Sustainability/responsibility – one story or two?

September 06, 2017

A company’s sustainability story and business strategy needn’t be seen as separate. In fact, the tide toward integrated reporting reinforces the need for a coherent message from companies on their plans for long-term sustainable success, argues Peter Truesdale.

As I edge up towards my 60th birthday a terrible realisation grows on me. Society has changed. But it’s worse than that. Society has changed in my life time – and I can remember the changes. The problem I have is that my younger colleagues can’t. And no time is more closed to a person’s view than the day before yesterday. I find that increasingly I have to give contextual explanation about the past before I make my point. Otherwise they just don’t get it.

So here is a bit of historical context.

Not that long ago issues were not as explicitly debated as they are today. A wide number of assumptions were shared. Nobody needed to point them out. This is the basis of one of my favourite jokes:

Question: How do you behave if you are a member of the Brigade of Guards?

Answer: If you have to answer that question, you can’t be a member of the Brigade of Guards.

It was not just the Brigade of Guards that operated on that basis. Until about the early 70s most companies operated without the need for even so much as a code of business ethics. They certainly didn’t feel the need for the visions, mission statements and principles which cover the corporate stage like litter after a pop concert. With the increasing internationalisation of business, with the decline of direct family ownership and (yes, let it be said) in response to ethical failures companies began to write down codes of behaviour.

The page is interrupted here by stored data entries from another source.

@@ -349,26 +411,30 @@
                         pmR[r] = run;
                     }
                 }
-                bool ge[R], amb = false;
-#pragma unroll
-                for (int r = 0; r < R; ++r) {
-                    const int i = ib + r;
-                    bool a;
-                    ge[r] = thr_ge(x[r], pmR[r], T.sdnInvLow, T.sdnInvHigh, a);
-                    amb = amb || (a && i + 1 < I && i + 1 >= reqEnd);
-                }
-                if (__ballot(amb) != 0) {
-#pragma unroll
-                    for (int r = 0; r < R; ++r) ge[r] = x[r] >= pmR[r] / T.sdn;
-                }
+                const bool tests = G < 64 || i0 + CH >= reqEnd;
                 int fs = R;
-#pragma unroll
-                for (int r = R - 1; r >= 0; --r) {
-                    const int i = ib + r;
-                    const bool cont = (i + 1 < I) && (ge[r] || i + 1 < reqEnd);
-                    if (!cont) fs = r;
-                }
-                const unsigned long long stop = T.g.bits(fs < R);
+                unsigned long long stop = 0;
+                if (tests) {
+                    bool ge[R], amb = false;
+#pragma unroll
+                    for (int r = 0; r < R; ++r) {
+                        const int i = ib + r;
+                        bool a;
+                        ge[r] = thr_ge(x[r], pmR[r], T.sdnInvLow, T.sdnInvHigh, a);
+                        amb = amb || (a && i + 1 < I && i + 1 >= reqEnd);
+                    }
+                    if (__ballot(amb) != 0) {
+#pragma unroll
+                        for (int r = 0; r < R; ++r) ge[r] = x[r] >= pmR[r] / T.sdn;
+                    }
+#pragma unroll
+                    for (int r = R - 1; r >= 0; --r) {
+                        const int i = ib + r;
+                        const bool cont = (i + 1 < I) && (ge[r] || i + 1 < reqEnd);
+                        if (!cont) fs = r;
+                    }
+                    stop = T.g.bits(fs < R);
+                }
                 const int lastLane = stop ? (__ffsll((long long)stop) - 1) : (G - 1);
                 double pmAt = pmR[R - 1];
 #pragma unroll
@@ -383,7 +449,7 @@
                         const int i = ib + r;
                         const bool matters = (i + 1 < I) && (i + 1 >= reqEnd);
                         const bool upto = !stop || lane < lastLane || (lane == lastLane && r <= rsStop);
-                        u = u || (matters && upto && near_thr(x[r], pmR[r] * T.sdnInv, mg));
+                        u = u | (matters & upto & near_thr(x[r], pmR[r] * T.sdnInv, mg));
                     }
                     if (T.g.bits(u) != 0) unc |= 1;
                 }
@@ -397,7 +463,10 @@
                     break;
                 }
 #pragma unroll
-                for (int r = 0; r < R; ++r) T.cset(cur, (nc - 1) * CH + lane * R + r, x[r]);
+                for (int r = 0; r < R; ++r) {
+                    if constexpr (GC) T.template cset<R>(cur, (nc - 1) * CH + lane * R + r, x[r]);
+                    else *T.template lptr<R>(cur, nc - 1, r) = x[r];
+                }
                 carry = T.g.bcast_last(x[R - 1]);
             }
         }
@@ -412,10 +481,19 @@
         const bool scale = (mx != 0.0 && mx != 1.0);
         int nhb = e;
         bool found = false;
-        const double mh = SCAN ? T.devScale * (3.0 * scan_col_dev(D, nc, CH) + 4.0 * kUnitRoundoff) : 0.0;
+        const double Dc = SCAN ? scan_col_dev(D, nc, CH) : 0.0;
+        const double mh = SCAN ? T.devScale * (3.0 * Dc + 4.0 * kUnitRoundoff) : 0.0;
+        const int capRows = (int)max(0LL, min((long long)0x7fffffff, a.cap - stored));
         auto load_cur = [&](int cx, double (&dst)[R]) {
 #pragma unroll
-            for (int r = 0; r < R; ++r) dst[r] = (cx == nc - 1) ? aLast[r] : T.cget(cur, cx * CH + lane * R + r);
+            for (int r = 0; r < R; ++r) {
+                if constexpr (GC) {
+                    dst[r] = (cx == nc - 1) ? aLast[r] : T.template cget<R>(cur, cx * CH + lane * R + r);
+                } else {
+                    const double ld = *T.template lptr<R>(cur, cx, r);
+                    dst[r] = (cx == nc - 1) ? aLast[r] : ld;
+                }
+            }
         };
         double xN[R];
         if constexpr (PFS) load_cur(0, xN);
@@ -438,8 +516,9 @@
                 const double x = xc[r];
                 const double v = scale ? x / mx : x;
                 if (ok) {
-                    T.cset(cur, kk, v);
-                    if (store && stored + kk < a.cap) a.V(stored + kk) = v;
+                    if constexpr (GC) T.template cset<R>(cur, kk, v);
+                    else *T.template lptr<R>(cur, c, r) = v;
+                    if (store && kk < capRows) a.V(stored + kk) = v;
                 }
                 if (fh == R && ok && !(v < thrF)) fh = r;
                 vv[r] = ok ? v : -1.0;
@@ -452,7 +531,7 @@
                     bool u = false;
 #pragma unroll
                     for (int r = 0; r < R; ++r)
-                        u = u || (vv[r] >= 0.0 && (lane < hl || (lane == hl && r <= fhl)) && near_thr(vv[r], thrF, mh));
+                        u = u | ((vv[r] >= 0.0) & ((lane < hl) | ((lane == hl) & (r <= fhl))) & near_thr(vv[r], thrF, mh));
                     if (T.g.bits(u) != 0) unc |= 2;
                 }
             }
@@ -462,7 +541,7 @@
                 found = true;
             }
         }
-        if constexpr (SCAN) D = scan_col_dev(D, nc, CH) + kUnitRoundoff;
+        if constexpr (SCAN) D = Dc + kUnitRoundoff;
         if (!counting && stored + add > a.cap) ovf = true;
         out.changed = out.changed || b != sx || e != sy;
         out.maxH = max(out.maxH, e - b);
@@ -490,7 +569,7 @@
     }
     const double em = (T.RB(I - 1) == T.TBase(J - 1)) ? T.prNot : T.prThird;
     const bool lastIn = I - 1 >= pb && I - 1 < pe;
-    const double lik = (lastIn ? T.cget(prev, I - 1 - pb) : 0.0) * em;
+    const double lik = (lastIn ? T.template cget<R>(prev, I - 1 - pb) : 0.0) * em;
     const double c = (0.0 < lik) ? lik : 0.0;
     double v = lik, ls = 0.0;
     if (c != 0.0 && c != 1.0) { v = lik / c; ls = log(c); }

For the most part this was laudable but it did put a bit of distance between the core business processes and ‘What we are supposed to do’.

A similar process occurred 20 years later reinforcing the division.

The late 90s were marked by companies wanting to tell the story of their corporate responsibility. Some were doing so because, like Body Shop, they thought they were wonderful. They wanted everybody else to think so too. In the case of companies like Shell it was more a case of: “Houston, we’ve had a problem here”.  The report was intended to show the problem was being attended to. Whatever the motivation for reporting the result was that the responsibility and sustainability of companies ended up being recorded separately from the document of record: The Annual Report and Accounts.

Asked to explain themselves companies told stories in two separate places about who they were, what they did and why it mattered. So the split between the story of the core business processes and ‘What we are supposed to do’ widened further.

Was that planned? No.

Did it matter? Increasingly companies seem to think it does.

Why?

Partly it is a recognition that how a company manages responsibly/sustainably really is part of its character. Partly it is that investors are increasingly interested in non-financial performance indicators.  In the EU, it is also to do with more non-financial information being mandatorily required in the Annual Report. (A full explanation of what this means can be found here). I suspect it may also be to do with reducing the effort going into creating multiple reports year-after-year.

Whatever the justification, the tide is certainly flowing in the direction of integrated reporting. As we have seen companies slipped into non-integrated reporting through chance rather than choice.

Many corporate responsibility reporters have worried too much about various ‘audiences’ and too little about a single, coherent, business focused narrative. Issuing an Annual Report is a form of corporate autobiography. The company is the author and it is, or ought to be, telling a single coherent story about the purpose, health and direction of the business. Biographers can have different takes on their subject. Autobiographers cannot. If they don’t manage to convey a consistent portrait of themselves they will come across as inadequate or phoney.

The potential corporate autobiogapher can gorge themselves on an alphabety-spaghetti plate full of initiatives: CDP, GRI, IIRC, SASB, TCFD. It maybe that these can improve the quality of supporting data. What they can’t do (and don’t pretend to do) is replace the necessity of working out what the single story is and telling it clearly.

Finally we note that the transition that a number of companies are making to incorporating the main annual responsibility/sustainability reporting into the Annual Report has bite to it. A diminution in the space given to nice stories about the company crafted for particular audiences is sacrificed to an increased focus on how economic, environment and social matters are managed responsibly to ensure long-term sustainable success.

Not all companies will make the change to a single integrated report. It is best to calculate the benefits and the costs before doing so.

 

Peter Truesdale is a Director at Corporate Citizenship.